The items put up for sale had belonged to the late Texas history buff Donald Dow and were considered to represent one of the best private Lincoln memorabilia collections known to exist, according to Heritage Auction officials.



Mr Dow, who had been a Fort Worth art gallery owner, built the collection over five decades, beginning in 1963 with the purchase of a box of books, according to his son Greg Dow, who sold the collection. His father died in 2009.



"He started collecting because of his interest in the Civil War and military history,” Greg Dow said before the auction. “But then he became interested in Lincoln and the assassination.”



Among the items auctioned on Saturday were a letter to a friend written and signed by Booth in 1861, which went for $30,000. Two separate eyewitness accounts of the assassination sold for $27,500 and $14,375.
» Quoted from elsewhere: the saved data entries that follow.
DEV bool d4_rebase_reps(Sc &c, Dp4X *X, uint32_t base, uint32_t &rq_head, bool wait)
{
    for (uint32_t r = 0; r < 4; r++) {
        const uint32_t id = lds_vload(&X->rid[r]);
        const uint32_t f = lds_vload(&X->fwd[id]);
        if (f == 0) {
            uint32_t spins = 0;
            while (rq_head - lds_vload(&X->rq_tail) >= 16u) if (!d4_spin(c, X, spins, 3)) return false;
            d4_request(c, X, id, base, rq_head);
        }
    }
    if (!wait) return true;
    for (uint32_t r = 0; r < 4; r++) {
        uint32_t id = lds_vload(&X->rid[r]);
        uint32_t spins = 0, f;
        while ((f = lds_vload(&X->fwd[id])) == kD4Requested) if (!d4_spin(c, X, spins, 4)) return false;
        if (f) { lds_fence(); X->rid[r] = f - 1; }
    }
    return true;
}


struct D6Cur { uint32_t lt_head, lt_seen, mt_head, mt_seen; };
DEV bool d6_join(Sc &c, Dp4X *X, D6Cur &q, bool lit_only = false);
DEV bool d6_room(Sc &c, Dp4X *X, uint32_t need, D6Cur &q)
{
    if (__builtin_expect(c.q_room < need, 0)) {
#ifdef CSCMI_TIMERS
        const uint64_t t0 = __builtin_readcyclecounter();
#endif
        if (!d6_join(c, X, q)) return false;
#ifdef CSCMI_TIMERS
        const uint64_t t1 = __builtin_readcyclecounter();
#endif
        q_publish(c);
        c.q_room = kCoderQ - 64u - q_wait_room(c, 64u + need);
#ifdef CSCMI_TIMERS
        if (c.lane == 0) { atomicAdd(&X->wtm[40], 1u); atomicAdd(&X->wtm[41], (uint32_t)(t1 - t0) >> 4); atomicAdd(&X->wtm[42], (uint32_t)(__builtin_readcyclecounter() - t1) >> 4); atomicAdd(&X->wtm[46], c.q_room >> 4); }
#endif
    }
    return true;
}
DEV bool d6_literal(Sc &c, Dp4X *X, uint32_t sym, D6Cur &q)
{
    if (__builtin_expect(q.lt_head - q.lt_seen >= kD6Ring - 8u, 0)) {
        uint32_t spins = 0;
        while (q.lt_head - (q.lt_seen = lds_vload(&X->lt_done)) >= kD6Ring - 8u) if (!d4_spin(c, X, spins, 12)) return false;
    }
    const uint32_t fidx = P_STATE + c.state * 3;
    const uint32_t pold = c.L->P[fidx];
    c.L->P[fidx] = p_update(0, pold);
    c.Q->e[c.q_head & (kCoderQ - 1)] = 0x80000000u | pold;
    *(lds_vu32 *)&X->lt_rec[q.lt_head & (kD6Ring - 1)] = c.ctx | (sym << 8) | (c.q_head << 16);
    q.lt_head++;
    *(lds_vu32 *)&X->lt_pub = q.lt_head;
    c.q_head += 9; c.q_room -= 9;
    c.state = (c.state * 4) & 0x3F;
    c.ctx = sym;
    c.st_lit++;
    return true;
}
DEV void d6_flags(Sc &c, uint32_t nf, uint32_t idx, uint32_t bit)
{
    const bool on = c.lane < nf;
    const uint32_t i = on ? idx : kPDumpE;
    const uint32_t p = c.L->P[i];
    c.L->P[i] = p + (uint32_t)((int32_t)((bit ? 0xFFFu : 31u) - p) >> 5);
    c.Q->e[(c.q_head + (on ? c.lane : 63u)) & (kCoderQ - 1)] = 0x80000000u | (bit << 12) | p;
    c.q_head += nf; c.q_room -= nf;
}
DEV uint32_t d6_len_slots(uint32_t len) { return len < 8 ? 4u : len < 16 ? 5u : 9u; }
DEV bool d6_tree_record(Sc &c, Dp4X *X, uint32_t w0, uint32_t w1, uint32_t nslots, D6Cur &q)
{
    if (__builtin_expect(q.mt_head - q.mt_seen >= kD6MRing, 0)) {
        uint32_t spins = 0;
        while (q.mt_head - (q.mt_seen = lds_vload(&X->mt_done)) >= kD6MRing) if (!d4_spin(c, X, spins, 14)) return false;
    }
    *(lds_vu32 *)&X->mt_rec[q.mt_head & (kD6MRing - 1)][0] = w0 | (c.q_head << 16);
    *(lds_vu32 *)&X->mt_rec[q.mt_head & (kD6MRing - 1)][1] = w1;
    q.mt_head++;
    *(lds_vu32 *)&X->mt_pub = q.mt_head;
    c.q_head += nslots; c.q_room -= nslots;
    return true;
}
DEV bool d6_match(Sc &c, Dp4X *X, uint32_t dist, uint32_t len, D6Cur &q)
{
    d6_flags(c, 2, P_STATE + c.state * 3 + c.lane, 1u);
    const uint32_t sbits = len == 0 ? 3u : len <= 2 ? 4u : 5u;
    const uint32_t slot = dist_slot(dist), extra_bits = slot > 2 ? slot - 2 : 0;
    const uint32_t ndir = extra_bits > 4 ? (extra_bits - 4 > 16 ? 2u : 1u) : 0u;
    if (!d6_tree_record(c, X, 0u | (len << 1), dist, d6_len_slots(len) + sbits + ndir + (extra_bits ? 4u : 0u), q)) return false;
    c.state = (c.state * 4 + 1) & 0x3F;
    c.st_match++;
    return true;
}
DEV bool d6_rep_match(Sc &c, Dp4X *X, uint32_t rep_idx, uint32_t len, D6Cur &q)
{
    const uint32_t s3 = c.state * 3, k = c.lane;
    const uint32_t idx = k < 3 ? P_STATE + s3 + k : P_REPDIST + s3 - 1u + (k == 3 ? 1u : 2u | (rep_idx >> 1));
    const uint32_t bit = k < 3 ? (0x5u >> k) & 1u : (rep_idx >> ((4u - k) & 1u)) & 1u;
    d6_flags(c, 5, idx, bit);
    if (!d6_tree_record(c, X, 1u | (len << 1), 0u, d6_len_slots(len), q)) return false;
    c.state = (c.state * 4 + 3) & 0x3F;
    c.st_match++;
    return true;
}
DEV void d6_rep0len1(Sc &c)
{
    d6_flags(c, 3, P_STATE + c.state * 3 + c.lane, c.lane == 0 ? 1u : 0u);
    c.ctx = 0;
    c.state = (c.state * 4 + 2) & 0x3F;
    c.st_match++;
}
DEV bool d6_encode_nonlit(Sc &c, Dp4X *X, uint32_t ulen, uint32_t udist, D6Cur &q)
{
    EncLds *L = c.L;
    if (udist <= 4) {
        if (ulen == 1 && udist == 1) d6_rep0len1(c);
        else {
            if (!d6_rep_match(c, X, udist - 1, ulen - 2, q)) return false;
            uint32_t d = UNI(L->rep[udist - 1]);
            for (uint32_t k = udist - 1; k > 0; k--) L->rep[k] = UNI(L->rep[k - 1]);
            L->rep[0] = d;
        }
    } else {
        if (!d6_match(c, X, udist - 5, ulen - 2, q)) return false;
        uint32_t r0 = UNI(L->rep[0]), r1 = UNI(L->rep[1]), r2 = UNI(L->rep[2]);
        L->rep[3] = r2; L->rep[2] = r1; L->rep[1] = r0; L->rep[0] = udist - 4;
    }
    return true;
}
DEV uint32_t d6_chunk_shape(uint32_t nd, uint32_t ql, bool on)
{
    const uint32_t len = ql & 0xFFFFu;
    const uint32_t kind = nd == 0 ? 0u : nd > 4 ? 1u : (nd == 1 && len == 1) ? 2u : 3u;
    const uint32_t l2 = len - 2u, dist = nd - 5u;
    const uint32_t sbits = l2 == 0 ? 3u : l2 <= 2 ? 4u : 5u;
    const uint32_t slot = dist_slot(dist), extra_bits = slot > 2 ? slot - 2 : 0;
    const uint32_t ndir = extra_bits > 4 ? (extra_bits - 4 > 16 ? 2u : 1u) : 0u;
    const uint32_t nf = kind == 0 ? 1u : kind == 1 ? 2u : kind == 2 ? 3u : 5u;
    const uint32_t tree = kind == 0 ? 8u : kind == 2 ? 0u : d6_len_slots(l2) + (kind == 1 ? sbits + ndir + (extra_bits ? 4u : 0u) : 0u);
    return on ? kind | (nf << 2) | ((nf + tree) << 8) : 0u;
}
DEV void d6_chunk_flag(bool act, uint32_t idx, uint32_t bit, uint32_t qslot, uint64_t same)
{
    const uint64_t am = __ballot(act);
    if (am == 0) return;
    const uint32_t lane = threadIdx.x & 63u;
    same &= am;
    const uint64_t below = same & ((1ull << lane) - 1ull), above = (same >> lane) >> 1;
    const uint32_t rank = (uint32_t)__builtin_popcountll(below);
    const uint32_t prev = below ? 63u - (uint32_t)__builtin_clzll(below) : lane;
    uint32_t pold = 0;
    if (act) pold = g_lds4.base.P[idx];
    uint32_t pnew = p_update(bit, pold);
    for (uint32_t d = 1; __ballot(act && rank >= d) != 0; d++) {
        const uint32_t v = (uint32_t)__builtin_amdgcn_ds_bpermute((int)(prev * 4u), (int)pnew);
        if (act && rank == d) { pold = v; pnew = p_update(bit, pold); }
    }
    if (act && above == 0) g_lds4.base.P[idx] = pnew;
    if (act) g_lds4.q.e[qslot & (kCoderQ - 1)] = 0x80000000u | (bit << 12) | pold;
}
__device__ __noinline__ uint32_t d6_chunk_lanes(uint32_t nd, uint32_t ql, uint32_t shape, uint32_t qpos, uint32_t n_, uint32_t state0_, uint32_t ctx0_, uint32_t lt_head_, uint32_t mt_head_)
{
    Dp4X *X = &g_lds4.x;
    const uint32_t lane = threadIdx.x & 63u;
    const uint32_t n = UNI(n_), state0 = UNI(state0_), ctx0 = UNI(ctx0_), lt_head = UNI(lt_head_), mt_head = UNI(mt_head_);
    const bool on = lane < n;
    const uint32_t kind = shape & 3u, nf = (shape >> 2) & 7u;
    const uint32_t len = ql & 0xFFFFu, last = ql >> 16;
    const uint64_t b0 = __ballot(on && (kind & 1u)), b1 = __ballot(on && (kind & 2u));
    const uint64_t h0 = (b0 << 3) | ((state0 & 1u) << 2) | (((state0 >> 2) & 1u) << 1) | ((state0 >> 4) & 1u);
    const uint64_t h1 = (b1 << 3) | (((state0 >> 1) & 1u) << 2) | (((state0 >> 3) & 1u) << 1) | ((state0 >> 5) & 1u);
    const uint32_t a = (uint32_t)(lane >= 3 ? b0 >> (lane - 3u) : h0 >> lane) & 7u, b = (uint32_t)(lane >= 3 ? b1 >> (lane - 3u) : h1 >> lane) & 7u;
    const uint32_t state = ((a >> 2) & 1u) | (((b >> 2) & 1u) << 1) | (((a >> 1) & 1u) << 2) | (((b >> 1) & 1u) << 3) | ((a & 1u) << 4) | ((b & 1u) << 5);
    const uint32_t before = (uint32_t)__shfl_up((int)last, 1);
    const uint32_t ctx = lane == 0 ? ctx0 : before;
    const bool is_lit = on && kind == 0, has_tree = on && (kind & 1u);
    const uint64_t lm = __ballot(is_lit), tm = __ballot(has_tree);
    if (is_lit) {
        const uint32_t r = __builtin_amdgcn_mbcnt_hi((uint32_t)(lm >> 32), __builtin_amdgcn_mbcnt_lo((uint32_t)lm, 0u));
        *(lds_vu32 *)&X->lt_rec[(lt_head + r) & (kD6Ring - 1)] = ctx | (last << 8) | (qpos << 16);
    }
    if (lm) lds_vstore(&X->lt_pub, lt_head + (uint32_t)__builtin_popcountll(lm));
    if (has_tree) {
        const uint32_t r = __builtin_amdgcn_mbcnt_hi((uint32_t)(tm >> 32), __builtin_amdgcn_mbcnt_lo((uint32_t)tm, 0u));
        *(lds_vu32 *)&X->mt_rec[(mt_head + r) & (kD6MRing - 1)][0] = (kind == 3 ? 1u : 0u) | ((len - 2u) << 1) | ((qpos + nf) << 16);
        *(lds_vu32 *)&X->mt_rec[(mt_head + r) & (kD6MRing - 1)][1] = kind == 1 ? nd - 5u : 0u;
    }
    if (tm) lds_vstore(&X->mt_pub, mt_head + (uint32_t)__builtin_popcountll(tm));
    uint64_t same = 0;
    for (uint64_t rem = __ballot(on); rem;) {
        const uint32_t sv = rdlane(state, (uint32_t)__builtin_ctzll(rem));
        const uint64_t mm = __ballot(on && state == sv);
        same = state == sv ? mm : same;
        rem &= ~mm;
    }
    const uint32_t s3 = state * 3u, rep_hi = ((nd - 1u) >> 1) & 1u;
    const bool is_rep = on && kind == 3;
    d6_chunk_flag(on, P_STATE + s3, kind != 0 ? 1u : 0u, qpos, same);
    d6_chunk_flag(on && kind != 0, P_STATE + s3 + 1u, kind == 1 ? 1u : 0u, qpos + 1u, same);
    d6_chunk_flag(on && kind >= 2, P_STATE + s3 + 2u, kind == 3 ? 1u : 0u, qpos + 2u, same);
    d6_chunk_flag(is_rep, P_REPDIST + s3, rep_hi, qpos + 3u, same);
    const uint64_t hi = __ballot(is_rep && rep_hi);
    d6_chunk_flag(is_rep, P_REPDIST + s3 + 1u + rep_hi, (nd - 1u) & 1u, qpos + 4u, same & (rep_hi ? hi : ~hi));
    return rdlane(((state * 4u + kind) & 0x3Fu) | (last << 8), n - 1u);
}
DEV bool d6_join(Sc &c, Dp4X *X, D6Cur &q, bool lit_only)
{
    uint32_t spins = 0;
    if (q.lt_seen != q.lt_head) {
        while ((q.lt_seen = lds_vload(&X->lt_done)) != q.lt_head) if (!d4_spin(c, X, spins, 13)) return false;
        dp_fence();
    }
    if (!lit_only && q.mt_seen != q.mt_head) {
        while ((q.mt_seen = lds_vload(&X->mt_done)) != q.mt_head) if (!d4_spin(c, X, spins, 15)) return false;
        lds_fence();
    }
    return true;
}
DEV void d6_trees(Sc &c)
{
    Dp4X *X = d4x(c);
    uint32_t done = 0, mdone = 0;
  for (;;) {
    uint32_t pub, mpub, idle = 0;
    for (;;) {
        pub = lds_vload(&X->lt_pub); mpub = lds_vload(&X->mt_pub);
        if (pub != done || mpub != mdone) break;
        if (lds_vload(&X->quit) || lds_vload(&X->abort)) return;
        if (idle < 48u) { idle++; __builtin_amdgcn_s_sleep(1 * D4_IDLE_MUL); }
        else __builtin_amdgcn_s_sleep(6 * D4_IDLE_MUL);
    }
    if (pub == done) {
        const uint32_t w0 = lds_vload(&X->mt_rec[mdone & (kD6MRing - 1)][0]), dist = lds_vload(&X->mt_rec[mdone & (kD6MRing - 1)][1]);
        const uint32_t len = (w0 >> 1) & 0xFFu, qpos = w0 >> 16;
        Decisions d; d.idx = 0; d.bit = 0; d.n = 0;
        dec_matchlen_1(c, d, len);
        uint32_t n_head = d.n, extra_bits = 0, extra_len = 0;
        if ((w0 & 1u) == 0) {
            uint32_t pdist_pos, sbits;
            if (len == 0) { pdist_pos = 0; sbits = 3; }
            else if (len <= 2) { pdist_pos = 16 * (len - 1) + 8; sbits = 4; }
            else if (len <= 5) { pdist_pos = 32 * (len - 3) + 8 + 16 * 2; sbits = 5; }
            else { pdist_pos = 32 * 3 + 8 + 16 * 2; sbits = 5; }
            const uint32_t slot = dist_slot(dist);
            extra_bits = slot > 2 ? slot - 2 : 0;
            dec_tree(c, d, P_DIST + pdist_pos, slot, sbits);
            n_head = d.n;
            if (extra_bits) {
                extra_len = dist - (1u << extra_bits) - 1;
                dec_tree(c, d, P_DIST_EXTRA + (extra_bits - 1) * 16, __brev(extra_len & 0x0Fu) >> 28, 4);
            }
        }
        const uint32_t pold = dec_apply(c, d);
        uint32_t ndir = 0;
        if (extra_bits > 4) {
            const uint32_t v = extra_len >> 4, l = extra_bits - 4;
            if (l <= 16) { g_lds4.q.e[(qpos + n_head) & (kCoderQ - 1)] = 0x40000000u | (l << 16) | (v & 0xFFFFu); ndir = 1; }
            else { g_lds4.q.e[(qpos + n_head) & (kCoderQ - 1)] = 0x40000000u | ((l - 16) << 16) | ((v >> 16) & 0xFFFFu);
                   g_lds4.q.e[(qpos + n_head + 1u) & (kCoderQ - 1)] = 0x40000000u | (16u << 16) | (v & 0xFFFFu); ndir = 2; }
        }
        {
            const uint32_t k = c.lane;
            const bool on = k < d.n;
            const uint32_t at = qpos + k + (k >= n_head ? ndir : 0u);
            lds_vu32 *const slot_p = on ? (lds_vu32 *)&g_lds4.q.e[at & (kCoderQ - 1)] : (lds_vu32 *)&g_lds4.q.pad;
            *slot_p = 0x80000000u | (d.bit << 12) | pold;
        }
        lds_fence();
        mdone++;
        lds_vstore(&X->mt_done, mdone);
    }
    while (done != pub) {
        const uint32_t nlit = umin(pub - done, 8u);
        const uint32_t lane = c.lane, i = lane >> 3, k = lane & 7u;
        const uint32_t rec = *(lds_vu32 *)&X->lt_rec[(done + i) & (kD6Ring - 1)];
        const uint32_t ctx = rec & 0xFFu, cc = ((rec >> 8) & 0xFFu) | 0x100u, qpos = rec >> 16;
        const uint32_t idx = cc >> (8u - k), bit = (cc >> (7u - k)) & 1u;
        const bool act = i < nlit;
        const uint32_t cell = act ? ctx * 256u + idx : 0x80000000u | lane;
        uint32_t pold = 0;
        if (act) pold = c.p_lit[cell];
        uint32_t prevj = 0;
        bool later = false;
#pragma unroll
        for (uint32_t j = 7; j >= 1; j--) {
            const uint32_t o = (uint32_t)__builtin_amdgcn_ds_bpermute((int)((lane - 8u * j) * 4u), (int)cell);
            prevj = (i >= j && o == cell) ? j : prevj;
            const uint32_t o2 = (uint32_t)__builtin_amdgcn_ds_bpermute((int)((lane + 8u * j) * 4u), (int)cell);
            later = later || (i + j < 8u && o2 == cell);
        }
        uint32_t pnew = p_update(bit, pold);
        const uint64_t cm = __ballot(prevj != 0);
        if (__builtin_expect(cm != 0, 0)) {
            for (uint32_t r = 1; r < nlit; r++) {
                if (((cm >> (8u * r)) & 0xFFull) == 0) continue;
                const uint32_t v = (uint32_t)__builtin_amdgcn_ds_bpermute((int)((lane - 8u * prevj) * 4u), (int)pnew);
                if (i == r && prevj != 0) { pold = v; pnew = p_update(bit, pold); }
            }
        }
        if (act && !later) c.p_lit[cell] = pnew;
        if (act) g_lds4.q.e[(qpos + 1u + k) & (kCoderQ - 1)] = 0x80000000u | (bit << 12) | pold;
        dp_fence();
        done += nlit;
        lds_vstore(&X->lt_done, done);
        pub = lds_vload(&X->lt_pub);
    }
  }
}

The military arrest warrant for Booth sold for $21,250 while a framed compilation of autographs by Lincoln, Booth and Boston Corbett, the Union officer credited with fatally shooting Booth, fetched $30,000.



But a fragment of a letter Lincoln wrote to a Baltimore attorney in 1862, containing a rare admission that the Civil War was not going well for the north, went unsold.



“Considering Mr Dow’s effort to document the assassination and the nation’s reaction, it’s fitting the collection is offered during its sesquicentennial year,” said Tom Slate, director of Americana Auctions for Heritage.